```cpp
extern "C" int mrfa_set_tuning(const char* key, int value) {
    if (!key) return -1;
    for (const auto& k : TUNING_KEYS) {
        if (strcmp(key, k.key)) continue;
        const int prev = *k.field;
        switch (k.kind) {
            case T_ON: *k.field = value != 0; break;
            case T_INT: *k.field = value; break;
            case T_NONNEG: if (value >= 0) *k.field = value; break;
            case T_NONNEG_ON: if (value >= 0) *k.field = value != 0; break;
            case T_LEVEL: if (value >= 0) *k.field = value > 2 ? 2 : value; break;
            case T_POS: if (value > 0) *k.field = value; break;
        }
// ... 84 lines not shown
ConvPlan plan_conv(const mrfa_conv_params& p) {
    ConvPlan c = {};
    const int mode = mrfa_get_mfma_mode();
    const bool flat = p.kflat > 0;
    c.M = (long long)p.N * p.Hout * p.Wout;
    c.KT = ((flat ? p.kflat : p.R * p.S * p.Cin) + BK - 1) / BK;
    c.splitk = 1;
    c.reads_w = true;
    c.fin_in_launch = p.fin_scale != nullptr;

    c.lean_geo = flat ? -1 : mrfa_conv_lean_pick(p);
    c.gemm_cfg = (flat || c.lean_geo >= 0) ? -1 : mrfa_gemm_lean_pick(p, c.M);
    const bool lean = c.lean_geo >= 0, gemm = c.gemm_cfg >= 0;
    const bool small = !lean && !gemm && g_tune.conv_small_env && g_tune.conv_small && mrfa_conv_small_eligible(p, c.M);
    const bool halo = !flat && mrfa_conv_halo_eligible(p, &c.halo);

    const long long rows = group_rows(p, c.M);
    c.groups_ok = p.groups <= 1 || !(p.stats || p.fin_scale || p.bst_x || p.in_scale) ||
                  (p.nbatch <= 1 && p.splitk <= 1 && rows > 0 &&
                   (lean || gemm || (!p.in_scale && ((rows % 128) == 0 || small || (p.stride <= 1 && halo)))));
    c.bst_ok = p.stats && !p.fin_scale && p.stride >= 0 && !flat && (lean || gemm || small);
    c.stride2_ok = p.stride == 2 && p.Hout == (p.Hin + 2 * p.pad - p.R) / 2 + 1 && p.Wout == (p.Win + 2 * p.pad - p.S) / 2 + 1 &&
                   (flat ? (!p.ups && p.nbatch <= 1 && p.splitk <= 1 && p.ktab) : small);
    c.mask_ok = halo;
    c.phase_dgrad_ok = p.ups == 2 && halo;

    if (!(p.x && p.w)) return refuse(c, "conv2d: null pointer");
    if (!(p.N > 0 && p.Cin > 0 && p.Cout > 0 && p.Hout > 0 && p.Wout > 0)) return refuse(c, "conv2d: bad sizes");
    if (!(p.R >= 1 && p.S >= 1 && p.R <= 15 && p.S <= 15)) return refuse(c, "conv2d: kernel size %dx%d unsupported", p.R, p.S);
    if (!((p.w_ld % 4) == 0 && aligned16(p.w))) return refuse(c, "conv2d: packed weight must be 16-B aligned, w_ld %% 4 == 0");
// ... 26 lines not shown
        c.small_tn = tn;
        c.last_config = (16 << 16) | (16 << 4) | 8;
        return c;
    }
    if (p.stride < 0 || p.stride > 2 || (p.stride == 2 && !(flat && !p.ups && p.nbatch <= 1)))
        return refuse(c, "conv2d: stride = %d is only implemented by the one-wave-per-tile kernel and by flat-K launches: ask mrfa_conv2d_stride_supported() first", p.stride);
    if (p.mask && !halo) return refuse(c, "conv2d: `mask` is only honoured by the patch-tiled kernel: ask mrfa_conv2d_mask_supported() first");
    if (p.ups == 2 && !halo)
        return refuse(c, "conv2d: ups = 2 (phase data gradient of a fused-upsample layer) is only implemented for the shapes mrfa_conv2d_phase_dgrad_supported() reports");
    if (halo) {
        c.family = p.ups == 2 ? ConvFamily::halo_dgrad : ConvFamily::halo;
        c.reads_w = false;
        c.last_config = (128 << 16) | ((p.Cout <= 64 ? 64 : 128) << 4) | 4 | (1 << 28);
        return c;
    }
    plan_rows(c, p, mode);
    return c;
}

WgradPlan plan_wgrad(const mrfa_wgrad_params& p) {
    WgradPlan c = {};
    const bool flat = p.kflat > 0;
    c.M = (long long)p.N * p.Hout * p.Wout;
    c.lean = mrfa_wgrad_lean_eligible(p);
    c.small = g_tune.conv_small_env && g_tune.conv_small && mrfa_wgrad_small_eligible(p, c.M);
    c.groups_ok = p.groups <= 1 || !p.in_scale || c.lean;
    c.stride2_ok = p.stride == 2 && p.Hout == (p.Hin + 2 * p.pad - p.R) / 2 + 1 && p.Wout == (p.Win + 2 * p.pad - p.S) / 2 + 1 && c.small;
    if (!(p.x && p.dy && p.dw)) return refuse(c, "wgrad: null pointer");
    if (!flat && !((p.ldx % 4) == 0 && aligned16(p.x))) return refuse(c, "wgrad: x must be a 16-B aligned view with ld %% 4 == 0");
    if (flat && !p.ktab) return refuse(c, "wgrad: flat mode needs ktab");
    if (!(c.M < (1ll << 31) - 64)) return refuse(c, "wgrad: too many pixels");
    if (p.in_scale && c.lean) { c.family = WgradFamily::lean; return c; }
    if (!c.groups_ok) return refuse(c, "wgrad: groups = %d with a prologue is only implemented where mrfa_conv2d_wgrad_groups_supported() says so", p.groups);
    if (c.small) { c.family = WgradFamily::small; return c; }
    if (p.stride > 1) return refuse(c, "wgrad: stride = %d is only implemented by the small-problem kernel: ask mrfa_conv2d_wgrad_stride_supported() first", p.stride);
    c.family = !flat && mrfa_wgrad_halo_eligible(p) ? WgradFamily::halo : WgradFamily::tiled;
    return c;
}

extern "C" int mrfa_conv2d_split_k(const mrfa_conv_params* p) {
    if (!p) return 1;
    if (p->splitk > 1) return p->splitk;
    const ConvPlan c = plan_conv(*p);
// ... 19 lines not shown
```

mrfa_amd/csrc/pack_multi.hip:

```cpp
#include <type_traits>
#include "mfma_bf16.h"

namespace {

constexpr int TCI = 32;
constexpr int MAXD = MRFA_PACK_MAX_DESCS;
constexpr int LDS_FLOATS = 12832;

struct PackArgs {
    int n;
    int tile_prefix[MAXD + 1];
    mrfa_pack_desc d[MAXD];
};

__host__ __device__ inline int tco_for(int T) { return T <= 9 ? 32 : (T <= 25 ? 16 : 8); }
__host__ __device__ inline int rup(int a, int b) { return (a + b - 1) / b * b; }

__device__ __forceinline__ long long dst_index(int mode, int co, int ci, int t, int Cout, int Cin, int T) {
    switch (mode) {
        case 0: return ((long long)t * rup(Cout, 128) + co) * rup(Cin, 32) + ci;
        case 1: return (long long)co * rup(T * Cin, 32) + t * Cin + ci;
        case 2: return ((long long)(T - 1 - t) * rup(Cin, 128) + ci) * rup(Cout, 32) + co;
        case 3: return (long long)ci * rup(T * Cout, 32) + (T - 1 - t) * Cout + co;
        case 5: return ((long long)co * T + t) * Cin + ci;
        default: return ((long long)ci * T + (T - 1 - t)) * Cout + co;
    }
}

__device__ __forceinline__ long long chunk_major(int tt, int r, int f, int rowsP, int colsP) {
    return (long long)tt * rowsP * colsP + (long long)(f >> 4) * (rowsP * 16) + r * 16 + (f & 15);
}

__device__ __forceinline__ int find_desc(const int* prefix, int n, int b) {
    int lo = 0, hi = n - 1;
    while (lo < hi) {
        const int mid = (lo + hi + 1) >> 1;
        if (prefix[mid] <= b) lo = mid; else hi = mid - 1;
    }
    return lo;
}
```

- - - - -

- [Work item]
Copy down each line in the entries that has the word "must".

- [Answer section]
    if (!((p.w_ld % 4) == 0 && aligned16(p.w))) return refuse(c, "conv2d: packed weight must be 16-B aligned, w_ld %% 4 == 0");
    if (!flat && !((p.ldx % 4) == 0 && aligned16(p.x))) return refuse(c, "wgrad: x must be a 16-B aligned view with ld %% 4 == 0");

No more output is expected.